Answer: In addition to reviewing applicable affiliation rules to determine eligibility, all borrowers must assess their economic need for a PPP loan under the standard established by the CARES Act and the PPP regulations at the time of the loan application. Although the CARES Act suspends the ordinary requirement that borrowers must be unable to obtain credit elsewhere (as defined in section 3(h) of the Small Business Act), borrowers still must certify in good faith that their PPP loan request is necessary. Specifically, before submitting a PPP application, all borrowers should review carefully the required certification that “[c]urrent economic uncertainty makes this loan request necessary to support the ongoing operations of the Applicant.” Borrowers must make this certification in good faith, taking into account their current business activity and their ability to access other sources of liquidity sufficient to support their ongoing operations in a manner that is not significantly detrimental to the business. For example, it is unlikely that a public company with substantial market value and access to capital markets will be able to make the required certification in good faith, and such a company should be prepared to demonstrate to SBA, upon request, the basis for its certification.
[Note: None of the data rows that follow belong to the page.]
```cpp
template <typename T>
__device__ __forceinline__ void colsum_vec_block(float (*red)[512], const T* __restrict__ x, int ldx, int R, int C, int rows_per_chunk,
                                                 float* __restrict__ partial, int colblock, int chunk) {
    constexpr int V = 16 / sizeof(T);
    typedef float vec16 __attribute__((ext_vector_type(4)));
    typedef __bf16 bf16x8v __attribute__((ext_vector_type(8)));
// ... 251 lines not shown
    if (x_dt == 0) hipLaunchKernelGGL(colsum_vec_kernel<float>, vg, dim3(256), 0, stream, (const float*)xv, ldx, R, C, rpc, partial);
    else hipLaunchKernelGGL(colsum_vec_kernel<__bf16>, vg, dim3(256), 0, stream, (const __bf16*)xv, ldx, R, C, rpc, partial);
    return svpc_check_launch("colsum_partial");
}

struct HostColsumEntry { const void* x; float* partial; int dt, ldx, R, C; };
int svpc_multi_colsum(const void* entries, int n, hipStream_t stream) {
    if (n == 0) return 0;
    SVPC_REQUIRE(n > 0 && n <= CSUM_MAX, "multi_colsum: 1..48 entries per launch");
    const HostColsumEntry* he = reinterpret_cast<const HostColsumEntry*>(entries);
    CArgs a{};
    a.n = n;
    int blocks = 0;
    for (int i = 0; i < n; ++i) {
        const int V = he[i].dt ? 8 : 4;
        SVPC_REQUIRE(he[i].R > 0 && he[i].C % V == 0 && he[i].ldx % V == 0 && ((((uintptr_t)he[i].x)) & 15) == 0,
                     "multi_colsum: 16-byte aligned rows required");
        const int chunks = svpc_colsum_chunks(he[i].R);
        a.e[i].x = he[i].x; a.e[i].partial = he[i].partial; a.e[i].dt = he[i].dt; a.e[i].ldx = he[i].ldx; a.e[i].R = he[i].R;
        a.e[i].C = he[i].C; a.e[i].rpc = ceil_div(he[i].R, chunks); a.e[i].colblocks = ceil_div(he[i].C, 64 * V);
        a.e[i].block0 = blocks;
        blocks += a.e[i].colblocks * chunks;
    }
    hipLaunchKernelGGL(multi_colsum_kernel, dim3(blocks), dim3(256), 0, stream, a);
    return svpc_check_launch("multi_colsum");
}

struct HostFinalizeEntry { const float* partial; float* out0; float* out1; int groups, ncols, split; };
int svpc_multi_finalize_max(void) { return FIN_MAX; }
int svpc_multi_finalize(const void* entries, int n, hipStream_t stream) {
    if (n == 0) return 0;
    SVPC_REQUIRE(n > 0 && n <= FIN_MAX, "multi_finalize: 1..64 entries per launch");
    const HostFinalizeEntry* he = reinterpret_cast<const HostFinalizeEntry*>(entries);
    FArgs a{};
    a.n = n;
    int blocks = 0;
    for (int i = 0; i < n; ++i) {
        a.e[i].partial = he[i].partial; a.e[i].out0 = he[i].out0; a.e[i].out1 = he[i].out1; a.e[i].groups = he[i].groups;
        a.e[i].ncols = he[i].ncols; a.e[i].split = he[i].split; a.e[i].block0 = blocks;
        blocks += ceil_div(he[i].ncols, 32);
    }
    hipLaunchKernelGGL(multi_finalize_kernel, dim3(blocks), dim3(1024), 0, stream, a);
    return svpc_check_launch("multi_finalize");
}

int svpc_bucket_colsum_t(const void* xv, int x_dt, int ldx, const int* idx, int R, int C, int K, float* out, int accumulate,
                         float* workspace, hipStream_t stream) {
    SVPC_REQUIRE(K >= 1 && K <= 8, "bucket_colsum: K must be 1..8");
    if (R == 0 || C == 0) return 0;
    const int chunks = svpc_colsum_chunks(R);
    const int rpc = ceil_div(R, chunks);
    dim3 grid(ceil_div(C, 256), chunks);
    const int V = x_dt ? 8 : 4;
    if (K == 1 && idx == nullptr && C % V == 0 && ldx % V == 0 && ((((uintptr_t)xv)) & 15) == 0) {
        const dim3 vg(ceil_div(C, 64 * V), chunks);
        if (x_dt == 0) hipLaunchKernelGGL(colsum_vec_kernel<float>, vg, dim3(256), 0, stream, (const float*)xv, ldx, R, C, rpc, workspace);
        else hipLaunchKernelGGL(colsum_vec_kernel<__bf16>, vg, dim3(256), 0, stream, (const __bf16*)xv, ldx, R, C, rpc, workspace);
    } else if (x_dt == 0) {
        const float* x = (const float*)xv;
        if (K == 1) hipLaunchKernelGGL((bucket_colsum_kernel<1, float>), grid, dim3(256), 0, stream, x, ldx, idx, R, C, K, rpc, workspace);
        else if (K <= 4) hipLaunchKernelGGL((bucket_colsum_kernel<4, float>), grid, dim3(256), 0, stream, x, ldx, idx, R, C, K, rpc, workspace);
        else hipLaunchKernelGGL((bucket_colsum_kernel<8, float>), grid, dim3(256), 0, stream, x, ldx, idx, R, C, K, rpc, workspace);
    } else {
        const __bf16* x = (const __bf16*)xv;
        if (K == 1) hipLaunchKernelGGL((bucket_colsum_kernel<1, __bf16>), grid, dim3(256), 0, stream, x, ldx, idx, R, C, K, rpc, workspace);
        else if (K <= 4) hipLaunchKernelGGL((bucket_colsum_kernel<4, __bf16>), grid, dim3(256), 0, stream, x, ldx, idx, R, C, K, rpc, workspace);
        else hipLaunchKernelGGL((bucket_colsum_kernel<8, __bf16>), grid, dim3(256), 0, stream, x, ldx, idx, R, C, K, rpc, workspace);
    }
    int rc = svpc_check_launch("bucket_colsum");
    if (rc) return rc;
    hipLaunchKernelGGL(colsum_finalize_kernel, dim3(ceil_div(K * C, 32)), dim3(1024), 0, stream, workspace, chunks, K * C,
                       out, accumulate);
    return svpc_check_launch("bucket_colsum finalize");
}
int svpc_bucket_colsum(const float* x, int ldx, const int* idx, int R, int C, int K, float* out, int accumulate,
// ... 6 lines not shown
```

### svpc_amd/csrc/optimizer.hip

```cpp
#include "common.h"

struct TensorMeta { float* p; float* g; float* m; float* v; float* ema; long long n; float wd; int pad; __bf16* shadow; __bf16* shadow_lo; };

constexpr int OPT_CHUNK = 16384;

__global__ __launch_bounds__(256) void opt_sumsq_kernel(const TensorMeta* __restrict__ meta, const int* __restrict__ chunk_tid,
                                                        const long long* __restrict__ chunk_start, float* __restrict__ partial) {
    __shared__ float red[4];
    const int c = blockIdx.x;
    const TensorMeta t = meta[chunk_tid[c]];
    const long long s = chunk_start[c];
    const long long e = s + OPT_CHUNK < t.n ? s + OPT_CHUNK : t.n;
    float acc = 0.f;
    if ((e - s) == OPT_CHUNK && ((((unsigned long long)(t.g + s)) & 15ull) == 0)) {
        const float4* g4 = reinterpret_cast<const float4*>(t.g + s);
        float4 v[OPT_CHUNK / 4 / 256];
#pragma unroll
        for (int k = 0; k < OPT_CHUNK / 4 / 256; ++k) v[k] = g4[threadIdx.x + 256 * k];
#pragma unroll
        for (int k = 0; k < OPT_CHUNK / 4 / 256; ++k) acc += v[k].x * v[k].x + v[k].y * v[k].y + v[k].z * v[k].z + v[k].w * v[k].w;
    } else {
        for (long long i = s + threadIdx.x; i < e; i += 256) { const float g = t.g[i]; acc += g * g; }
    }
    acc = block_sum_256(acc, red);
    if (threadIdx.x == 0) partial[c] = acc;
}
__global__ __launch_bounds__(256) void opt_norms_kernel(const float* __restrict__ partial, const int* __restrict__ tensor_chunk_off,
                                                        int n_tensors, float* __restrict__ norms_sq) {
    __shared__ float red[4];
    float tot = 0.f;
    for (int t = threadIdx.x; t < n_tensors; t += 256) {
        float s = 0.f;
        for (int c = tensor_chunk_off[t]; c < tensor_chunk_off[t + 1]; ++c) s += partial[c];
        norms_sq[t] = s;
        tot += s;
    }
    tot = block_sum_256(tot, red);
    if (threadIdx.x == 0) norms_sq[n_tensors] = tot;
}
__global__ __launch_bounds__(256) void opt_adam_kernel(const TensorMeta* __restrict__ meta, const int* __restrict__ chunk_tid,
                                                       const long long* __restrict__ chunk_start, const float* __restrict__ norms_sq,
                                                       int n_tensors, const float* __restrict__ hyper) {
    const int c = blockIdx.x;
    const int tid = chunk_tid[c];
    const TensorMeta t = meta[tid];
    const float lr = hyper[0], ema_decay = hyper[1], max_g = hyper[2], max_t = hyper[3], b1 = hyper[4], b2 = hyper[5], eps = hyper[6];
    float coef = 1.0f;
    if (max_g > 0.f) coef = fminf(1.0f, max_g / (sqrtf(norms_sq[n_tensors]) + 1e-6f));
    if (max_t > 0.f) {
        const float tn = sqrtf(norms_sq[tid]) * coef;
        coef *= fminf(1.0f, max_t / (tn + 1e-6f));
    }
    const long long s = chunk_start[c];
    const long long e = s + OPT_CHUNK < t.n ? s + OPT_CHUNK : t.n;
    const bool use_ema = t.ema && ema_decay >= 0.f;
    const unsigned long long al = (unsigned long long)(t.g + s) | (unsigned long long)(t.m + s) | (unsigned long long)(t.v + s) |
                                  (unsigned long long)(t.p + s) | (use_ema ? (unsigned long long)(t.ema + s) : 0ull) |
                                  ((t.shadow ? (unsigned long long)(t.shadow + s) : 0ull) << 1) |
                                  ((t.shadow && t.shadow_lo ? (unsigned long long)(t.shadow_lo + s) : 0ull) << 1);
    if ((e - s) == OPT_CHUNK && (al & 15ull) == 0) {
        constexpr int NB = 4, PER = OPT_CHUNK / 4 / 256 / NB;
        float4* __restrict__ g4 = reinterpret_cast<float4*>(t.g + s);
        float4* __restrict__ m4 = reinterpret_cast<float4*>(t.m + s);
        float4* __restrict__ v4 = reinterpret_cast<float4*>(t.v + s);
        float4* __restrict__ p4 = reinterpret_cast<float4*>(t.p + s);
        float4* __restrict__ e4 = reinterpret_cast<float4*>(t.ema + s);
        uint2* __restrict__ sh = reinterpret_cast<uint2*>(t.shadow + s);
        uint2* __restrict__ sl = reinterpret_cast<uint2*>(t.shadow_lo + s);
        for (int b = 0; b < NB; ++b) {
            float4 g[PER], m[PER], v[PER], p[PER], em[PER];
#pragma unroll
// ... 44 lines not shown
        float p = t.p[i];
        float upd = m / (sqrtf(v) + eps);
        if (t.wd > 0.f) upd += t.wd * p;
        p -= lr * upd;
        t.m[i] = m; t.v[i] = v; t.p[i] = p;
        if (t.shadow) {
            const __bf16 ph = (__bf16)p;
            t.shadow[i] = ph;
            if (t.shadow_lo) t.shadow_lo[i] = (__bf16)(p - (float)ph);
        }
        if (t.ema && ema_decay >= 0.f) t.ema[i] = (1.f - ema_decay) * p + ema_decay * t.ema[i];
    }
}
__global__ __launch_bounds__(256) void opt_zero_kernel(const TensorMeta* __restrict__ meta, const int* __restrict__ chunk_tid,
                                                       const long long* __restrict__ chunk_start) {
    const int c = blockIdx.x;
    const TensorMeta t = meta[chunk_tid[c]];
    const long long s = chunk_start[c];
    const long long e = s + OPT_CHUNK < t.n ? s + OPT_CHUNK : t.n;
    for (long long i = s + threadIdx.x; i < e; i += 256) t.g[i] = 0.f;
}

extern "C" {

int svpc_opt_chunk(void) { return OPT_CHUNK; }
int svpc_opt_meta_bytes(void) { return (int)sizeof(TensorMeta); }

int svpc_opt_step(const void* meta, const int* chunk_tid, const long long* chunk_start, const int* tensor_chunk_off, int n_tensors,
                  int n_chunks, float* partial, float* norms_sq, const float* hyper, hipStream_t s) {
    if (n_chunks == 0) return 0;
    hipLaunchKernelGGL(opt_sumsq_kernel, dim3(n_chunks), dim3(256), 0, s, (const TensorMeta*)meta, chunk_tid, chunk_start, partial);
    int rc = svpc_check_launch("opt_sumsq");
    if (rc) return rc;
    hipLaunchKernelGGL(opt_norms_kernel, dim3(1), dim3(256), 0, s, partial, tensor_chunk_off, n_tensors, norms_sq);
    rc = svpc_check_launch("opt_norms");
    if (rc) return rc;
    hipLaunchKernelGGL(opt_adam_kernel, dim3(n_chunks), dim3(256), 0, s, (const TensorMeta*)meta, chunk_tid, chunk_start, norms_sq,
                       n_tensors, hyper);
    return svpc_check_launch("opt_adam");
}
int svpc_opt_zero_grad(const void* meta, const int* chunk_tid, const long long* chunk_start, int n_chunks, hipStream_t s) {
    if (n_chunks == 0) return 0;
    hipLaunchKernelGGL(opt_zero_kernel, dim3(n_chunks), dim3(256), 0, s, (const TensorMeta*)meta, chunk_tid, chunk_start);
    return svpc_check_launch("opt_zero");
}

}
```

Measured before the change: 89.68 steps/s (one step = 16 clip-sequences per GPU; whole-job aggregate).

## Balance grouped wgrad across XCDs, vectorize finalize and epilogue, parallelize optimizer norms

```diff
diff --git a/svpc_amd/csrc/gemm_l32.hip b/svpc_amd/csrc/gemm_l32.hip
--- a/svpc_amd/csrc/gemm_l32.hip
+++ b/svpc_amd/csrc/gemm_l32.hip
@@ -1,5 +1,7 @@
 #include "gemm_common.h"
 #include <stdlib.h>
+#include <string.h>
+#include <algorithm>
 
 typedef __bf16 bf16x8 __attribute__((ext_vector_type(8)));
 typedef const void __attribute__((address_space(1))) * l32_gptr;
@@ -210,16 +212,27 @@
 template <bool A_KC, bool B_KC, int NS = 2, bool X3 = false, bool PRE = false>
 __device__ __forceinline__ void l32w_tile(char* l32_smem, const float* __restrict__ A, int lda, const float* __restrict__ B, int ldb,
                                           float* __restrict__ C, int ldc, int M, int N, int K, const Epi& epi, int tm, int tn,
-                                          float* __restrict__ asum) {
+                                          float* __restrict__ asum, bool c16 = false) {
     constexpr int T = 64, OP = T * L32_BK * 4, STAGE = 2 * OP, PIECES = OP / 1024;
     const int m0 = tm * T, n0 = tn * T;
     float cpre[PRE ? T * T / 256 : 1];
     if constexpr (PRE) {
-#pragma unroll
-        for (int u = 0; u < T * T / 256; ++u) {
-            const int idx = threadIdx.x + 256 * u;
-            const int row = m0 + (idx >> 6), col = n0 + (idx & 63);
-            cpre[u] = (row < M && col < N) ? C[(size_t)row * ldc + col] : 0.f;
+        if (c16) {
+#pragma unroll
+            for (int u = 0; u < T * T / 1024; ++u) {
+                const int qd = threadIdx.x + 256 * u;
+                const int row = m0 + (qd >> 4), col = n0 + 4 * (qd & 15);
+                float4 v = make_float4(0.f, 0.f, 0.f, 0.f);
+                if (row < M && col < N) v = *reinterpret_cast<const float4*>(C + (size_t)row * ldc + col);
+                cpre[4 * u] = v.x; cpre[4 * u + 1] = v.y; cpre[4 * u + 2] = v.z; cpre[4 * u + 3] = v.w;
+            }
+        } else {
+#pragma unroll
+            for (int u = 0; u < T * T / 256; ++u) {
+                const int idx = threadIdx.x + 256 * u;
+                const int row = m0 + (idx >> 6), col = n0 + (idx & 63);
+                cpre[u] = (row < M && col < N) ? C[(size_t)row * ldc + col] : 0.f;
+            }
         }
     }
     const bool want_asum = !A_KC && asum != nullptr && tn == 0;
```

Lenders may rely on a borrower’s certification regarding the necessity of the loan request. Any borrower that applied for a PPP loan prior to the issuance of this guidance and repays the loan in full by May 7, 2020 will be deemed by SBA to have made the required certification in good faith.

We understand the political motivation behind the guidance.  We also believe applying a strict standard based on a company’s value or a company’s access to outside capital or “other sources of liquidity” is perverse.  Congress intended the PPP to motivate companies to retain employees.  Valuable companies with reserves and access to capital will still furlough or release employees, as demand for their services or products drops.  For even those companies, the PPP is therefore “necessary to support ongoing business operations,” because given the current economic landscape they would not deplete reserves or access other sources of liquidity to retain unprofitable employees.  Understanding Congress wanted employers to retain their employees, we interpret the FAQ narrowly.  We hope the SBA will as well.

Attorney James-Allen McPheeters contributed to this post.